Another important option for everyone is the use of headhunting organizations like Orion International, Booze Allen Hamilton, and Bradley-Morris. These are outstanding resources for employment. I personally went 3 for 3 after interviewing with companies. They cost you nothing and they will put you in front of Hiring Managers!  Remember, its up to you to take the job!  What I liked about these organizations was that they gave me the opportunity to interview for a job with hiring managers from the prospective company. Another additional benefit is that you gain interviewing experience as well as professional feedback as to why you did or did not land the job you interviewed for!  These companies hold several hiring events all over the country, so if you are separating at one location and want to move to another, they can easily link you up with whoever handles the particular area that you are looking for.

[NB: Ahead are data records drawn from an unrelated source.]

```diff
@@ -230,23 +286,16 @@
         const bool rowok = ty * TH + row < p.h && cok;
         const int xlim = p.w_ - tx * TW;
         raw8<T> oc[4];
-        if (p.accumulate && rowok) {
-#pragma unroll
-            for (int o = 0; o < 4; ++o)
-                if (x0 + o < xlim) oc[o].load(ybase + ooff + o * p.ldy);
+        if constexpr (ACC) {
+#pragma unroll
+            for (int o = 0; o < 4; ++o) oc[o].load(ybase + ((rowok && x0 + o < xlim) ? ooff + o * p.ldy : cc0));
+            asm volatile("" ::: "memory");
         }
         float acc[4][8];
-        if (p.bias) {
-#pragma unroll
-            for (int o = 0; o < 4; ++o)
-#pragma unroll
-                for (int j = 0; j < 8; ++j) acc[o][j] = (c0 + j < p.c) ? p.bias[c0 + j] : 0.f;
-        } else {
-#pragma unroll
-            for (int o = 0; o < 4; ++o)
-#pragma unroll
-                for (int j = 0; j < 8; ++j) acc[o][j] = 0.f;
-        }
+#pragma unroll
+        for (int o = 0; o < 4; ++o)
+#pragma unroll
+            for (int j = 0; j < 8; ++j) acc[o][j] = bv[j];
 #pragma unroll 1
         for (int dy = 0; dy < 3; ++dy) {
             float wr[3][8], in[6][8];
@@ -267,7 +316,7 @@
                 T* dst = ybase + ooff + o * p.ldy;
 #pragma unroll
                 for (int j = 0; j < 8; ++j) { s1[j] += acc[o][j]; s2[j] += acc[o][j] * acc[o][j]; }
-                if (p.accumulate) {
+                if constexpr (ACC) {
 #pragma unroll
                     for (int j = 0; j < 8; ++j) acc[o][j] += oc[o].get(j);
                 }
@@ -276,24 +325,84 @@
         }
     };
 
-    __syncthreads();
     if (loader) {
-        TileIter ti; ti.init(tile_range(p.ntiles, gs.bx, gs.nbx), p.tiles_x, p.tiles_y);
-        int buf = 0;
-        if (ti.valid()) stage(ti.b, ti.ty, ti.tx, tile_base);
-        __syncthreads();
-        while (ti.valid()) {
-            ti.next();
-            if (ti.valid()) stage(ti.b, ti.ty, ti.tx, tile_base + (buf ^ 1) * HALO * PS);
+        if constexpr (DB) {
+            TileIter tn;
+            Geo gq[PF];
+            bool val[PF];
+            raw8<T> v[PF][NIT];
+            tn.init(tile_range(p.ntiles, gs.bx, gs.nbx), p.tiles_x, p.tiles_y);
+#pragma unroll
+            for (int d = 0; d < PF; ++d) {
+                val[d] = tn.valid();
+                gq[d] = val[d] ? geo(tn.b, tn.ty, tn.tx) : geo(0, 0, 0);
+#pragma unroll
+                for (int it = 0; it < NIT; ++it) issue(gq[d], it, v[d][it]);
+                tn.next();
+            }
+            prologue(gq[0].b);
+            float bsn[8];
+            bool bs_new = false;
+            TileIter tb;
+            if (has_bs) { tb.init(tile_range(p.ntiles, gs.bx, gs.nbx), p.tiles_x, p.tiles_y); tb.next(); }
+            int buf = 0;
+            auto step = [&](auto dsel, auto refill) {
+                constexpr int d = decltype(dsel)::value;
+                constexpr bool REFILL = decltype(refill)::value;
+                float* tile = tile_base + buf * HALO * PS;
+                const Geo gc = gq[d];
+                if (has_bs) {
+                    if (bs_new) {
+#pragma unroll
+                        for (int j = 0; j < 8; ++j) bs[j] = bsn[j];
+                    }
+                    bs_new = tb.valid() && tb.b != gc.b;
+                    if (bs_new) {
+#pragma unroll
+                        for (int j = 0; j < 8; ++j) bsn[j] = p.pro.bscale[(long)tb.b * p.c + min(c0 + j, p.c - 1)];
+                        asm volatile("" ::: "memory");
+                    }
+                    tb.next();
+                }
+                if constexpr (REFILL) {
+                    gq[d] = geo(tn.b, tn.ty, tn.tx);
+#pragma unroll
+                    for (int it = 0; it < NIT; ++it) {
+                        convert(slot_ok(gc, it), it, v[d][it], tile);
+                        issue(gq[d], it, v[d][it]);
+                    }
+                    tn.next();
+                } else {
+#pragma unroll
+                    for (int it = 0; it < NIT; ++it) convert(slot_ok(gc, it), it, v[d][it], tile);
+                    val[d] = false;
+                }
+                lds_barrier();
+                buf ^= 1;
+            };
+            while (tn.t + (PF - 1) * tn.step < tn.end) {
+                step(std::integral_constant<int, 0>{}, std::true_type{});
+                if constexpr (PF > 1) step(std::integral_constant<int, 1>{}, std::true_type{});
+            }
+            while (val[0]) {
+                if (PF > 1 && tn.valid()) step(std::integral_constant<int, 0>{}, std::true_type{});
+                else step(std::integral_constant<int, 0>{}, std::false_type{});
+                if constexpr (PF > 1) {
+                    if (val[1]) {
+                        if (tn.valid()) step(std::integral_constant<int, 1>{}, std::true_type{});
+                        else step(std::integral_constant<int, 1>{}, std::false_type{});
+                    }
+                }
+            }
             lds_barrier();
-            buf ^= 1;
         }
     } else {
+        prologue(0);
         float s1[8] = {0, 0, 0, 0, 0, 0, 0, 0}, s2[8] = {0, 0, 0, 0, 0, 0, 0, 0};
         if constexpr (DB) {
             TileIter ti; ti.init(tile_range(p.ntiles, gs.bx, gs.nbx), p.tiles_x, p.tiles_y);
             int buf = 0;
-            __syncthreads();
+            lds_barrier();
             for (; ti.valid(); ti.next()) {
                 compute(ti.b, ti.ty, ti.tx, tile_base + buf * HALO * PS, s1, s2);
                 lds_barrier();
@@ -422,17 +531,17 @@
     }
 }
 
-template <typename T, bool HAS_PRO, int ACT>
+template <typename T, bool HAS_PRO, int ACT, bool ACC = false>
 int launch_fwd2_inst(Dw2Params& p, dim3 grid, hipStream_t s) {
     constexpr bool DB = sizeof(T) == 2;
     constexpr size_t lds = ((size_t)(DB ? 2 : 1) * HALO * PS + 9 * CB + 2 * CB + 2 * CB) * 4;
     static bool configured = false;
     if (!configured) {
-        if (hipFuncSetAttribute(reinterpret_cast<const void*>(&dw2_fwd_kernel<T, HAS_PRO, ACT, DB>),
+        if (hipFuncSetAttribute(reinterpret_cast<const void*>(&dw2_fwd_kernel<T, HAS_PRO, ACT, DB, ACC>),
                                 hipFuncAttributeMaxDynamicSharedMemorySize, (int)lds) != hipSuccess) return ISA_ELAUNCH;
         configured = true;
     }
-    hipLaunchKernelGGL((dw2_fwd_kernel<T, HAS_PRO, ACT, DB>), grid, dim3(DB ? 768 : 256), lds, s, p);
+    hipLaunchKernelGGL((dw2_fwd_kernel<T, HAS_PRO, ACT, DB, ACC>), grid, dim3(DB ? 768 : 256), lds, s, p);
     return launch_status();
 }
 
@@ -447,6 +556,7 @@
     if (gx > p.ntiles * p.G) gx = p.ntiles * p.G;
     gx = group_grid(gx, p.G);
     dim3 grid((unsigned)gx, ncb);
+    if (p.accumulate) return has_pro ? ISA_EINVAL : launch_fwd2_inst<T, false, ISA_ACT_NONE, true>(p, grid, s);
     if (has_pro && p.pro.act == ISA_ACT_RELU6) return launch_fwd2_inst<T, true, ISA_ACT_RELU6>(p, grid, s);
     if (has_pro) return launch_fwd2_inst<T, true, ACT_RT>(p, grid, s);
     return launch_fwd2_inst<T, false, ISA_ACT_NONE>(p, grid, s);
@@ -524,26 +634,6 @@
     const int c0 = c_base + cg * 8;
     const bool cok = c0 < p.c;
     const T* wp = reinterpret_cast<const T*>(p.w);
-    for (int i = tid; i < 9 * CB; i += NTHR) {
-        const int tp = i / CB, cc = i - tp * CB;
-        wts[i] = (c_base + cc < p.c) ? st<T>::ld(wp + (long)tp * p.wld + c_base + cc) : 0.f;
-    }
-    if (tid < CB) {
-        const int c = min(c_base + tid, p.c - 1);
-        cst[0 * CB + tid] = p.ysc[c]; cst[1 * CB + tid] = p.ysh[c];
-        cst[2 * CB + tid] = p.ymu[c]; cst[3 * CB + tid] = p.yis[c];
-        float r0 = 0.f, r1 = 0.f;
-#pragma unroll
-        for (int r = 0; r < ISA_STAT_R; ++r) { r0 += p.yred[r * 2 * p.c + c]; r1 += p.yred[r * 2 * p.c + p.c + c]; }
-        cst[4 * CB + tid] = r0 * p.ycnt_inv; cst[5 * CB + tid] = r1 * p.ycnt_inv;
-        cst[6 * CB + tid] = (XMODE && p.xsc) ? p.xsc[c] : 1.f; cst[7 * CB + tid] = (XMODE && p.xsh) ? p.xsh[c] : 0.f;
-        cst[8 * CB + tid] = (XMODE && p.xmu) ? p.xmu[c] : 0.f; cst[9 * CB + tid] = (XMODE && p.xis) ? p.xis[c] : 1.f;
-        if (gs.bx == 0 && c_base + tid < p.c) {
-            if (p.ydgamma) atomicAdd(p.ydgamma + c, r1);
-            if (p.ydbeta) atomicAdd(p.ydbeta + c, r0);
-        }
-    }
-    for (int i = tid; i < 11 * CB; i += NTHR) red[i] = 0.f;
     const T* gin = reinterpret_cast<const T*>(p.g);
     const T* yin = reinterpret_cast<const T*>(p.y);
     const T* xin = reinterpret_cast<const T*>(p.x);
@@ -613,6 +703,59 @@
         asm volatile("" ::: "memory");
     };
 
+    TileIter tn;
+    raw8<T> gv[NIT], yv[NIT], xv[NIT];
+    Geo gn;
+    if constexpr (DB) {
+        if (loader) {
+            tn.init(tile_range(p.ntiles, gs.bx, gs.nbx), p.tiles_x, p.tiles_y);
+            if (tn.valid()) {
+                gn = geo(tn.b, tn.ty, tn.tx);
+#pragma unroll
+                for (int it = 0; it < NIT; ++it) issue(gn, it, gv[it], yv[it], xv[it]);
+            }
+        }
+    }
+    constexpr int NW = (9 * CB + NTHR - 1) / NTHR;
+    float wv[NW];
+#pragma unroll
+    for (int k = 0; k < NW; ++k) {
+        const int i = min(tid + k * NTHR, 9 * CB - 1);
+        const int tp = i / CB, cc = i - tp * CB;
+        wv[k] = st<T>::ld(wp + (long)tp * p.wld + min(c_base + cc, p.c - 1));
+    }
+    if (tid < CB) {
+        const int c = min(c_base + tid, p.c - 1);
+        const bool hsc = XMODE && p.xsc, hsh = XMODE && p.xsh, hmu = XMODE && p.xmu, his = XMODE && p.xis;
+        const float ysc = p.ysc[c], ysh = p.ysh[c], ymu = p.ymu[c], yis = p.yis[c];
+        float ra[ISA_STAT_R], rb[ISA_STAT_R];
+#pragma unroll
+        for (int r = 0; r < ISA_STAT_R; ++r) { ra[r] = p.yred[r * 2 * p.c + c]; rb[r] = p.yred[r * 2 * p.c + p.c + c]; }
+        float xsc = 1.f, xsh = 0.f, xmu = 0.f, xis = 1.f;
+        if constexpr (XMODE != 0) {
+            xsc = (hsc ? p.xsc : p.ysc)[c]; xsh = (hsh ? p.xsh : p.ysc)[c];
+            xmu = (hmu ? p.xmu : p.ysc)[c]; xis = (his ? p.xis : p.ysc)[c];
+        }
+        asm volatile("" ::: "memory");
+        cst[0 * CB + tid] = ysc; cst[1 * CB + tid] = ysh; cst[2 * CB + tid] = ymu; cst[3 * CB + tid] = yis;
+        float r0 = 0.f, r1 = 0.f;
+#pragma unroll
+        for (int r = 0; r < ISA_STAT_R; ++r) { r0 += ra[r]; r1 += rb[r]; }
+        cst[4 * CB + tid] = r0 * p.ycnt_inv; cst[5 * CB + tid] = r1 * p.ycnt_inv;
+        cst[6 * CB + tid] = hsc ? xsc : 1.f; cst[7 * CB + tid] = hsh ? xsh : 0.f;
+        cst[8 * CB + tid] = hmu ? xmu : 0.f; cst[9 * CB + tid] = his ? xis : 1.f;
+        if (gs.bx == 0 && c_base + tid < p.c) {
+            if (p.ydgamma) atomicAdd(p.ydgamma + c, r1);
+            if (p.ydbeta) atomicAdd(p.ydbeta + c, r0);
+        }
+    }
+#pragma unroll
+    for (int k = 0; k < NW; ++k) {
+        const int i = tid + k * NTHR;
+        if (i < 9 * CB) wts[i] = (c_base + (i & (CB - 1)) < p.c) ? wv[k] : 0.f;
+    }
+    for (int i = tid; i < 11 * CB; i += NTHR) red[i] = 0.f;
+
     auto stage = [&](int b, int ty, int tx, T* xt, T* dt) {
         const Geo g = geo(b, ty, tx);
         StageK K;
@@ -750,15 +893,8 @@
         StageK K;
         ld8(cst + 0 * CB + cg * 8, K.sc); ld8(cst + 1 * CB + cg * 8, K.sh); ld8(cst + 2 * CB + cg * 8, K.mu);
         ld8(cst + 3 * CB + cg * 8, K.is); ld8(cst + 4 * CB + cg * 8, K.k0); ld8(cst + 5 * CB + cg * 8, K.k1);
-        TileIter tn; tn.init(tile_range(p.ntiles, gs.bx, gs.nbx), p.tiles_x, p.tiles_y);
-        raw8<T> gv[NIT], yv[NIT], xv[NIT];
-        Geo gs, gn;
+        Geo gs;
         bool have = tn.valid();
-        if (have) {
-            gn = geo(tn.b, tn.ty, tn.tx);
-#pragma unroll
-            for (int it = 0; it < NIT; ++it) issue(gn, it, gv[it], yv[it], xv[it]);
-        }
         int buf = 0;
         while (have) {
             gs = gn;
```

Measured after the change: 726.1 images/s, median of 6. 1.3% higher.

Again, you have to make a job out of looking for a job! The system that I used daily consisted of updating my resume on Internet sites, searching job listings at the post/base transition assistance center, and putting on my calendar all of the Job/career fairs and any of the Hiring Events from the Headhunting Companies. I also checked several online military websites like Military.com for additional job opportunities. If you're posting your resume online, I prefer the following web sites: Indeed.com, Linkedin.com, Monster.com, and Clearancejobs.com. Although it is extremely difficult to land a job by just posting it online, I will tell you that it is possible to generate leads from this. Just log in, and hit the refresh button and log out at least once per week.

By far, the best way to land a job is face-to-face at career fairs, hiring events (Military.com, NCOA, MOA, Transition Centers, and Headhunters) or by simple networking.

Transitioning military have some highly desirable skill sets and attributes that are needed in the civilian world, including reliability, adaptability, and leadership. Telling an employer that you believe in his companies' vision, and that you are familiar and comfortable in high stress, fast paced environments will go a long way. Attention to detail and safety are bred into you. The ability to meet deadlines and adapt to changing priorities is what you do! This is standard data to anyone who has served in the military.


  1. Make a job out of looking for a job!
  2. No one will work harder for you than you!

Be relentless in the pursuit of your next career. Companies are not always looking for the best qualified; they are looking for the best fit. Good Luck and happy hunting!

I have to say thank you the Hess Corporation and the key personnel whom had the vision and courage to reach out to its Military Veterans and see our potential and value to their organization. I am gratefull to the leadership team of John Hess (Chief Executive Officer), Brian Truelove (Vice President Global Drilling & Completions) and Grey Manry (Manager Global Drilling & Completions) for giving myself and several other veterans the opportunity of a lifetime.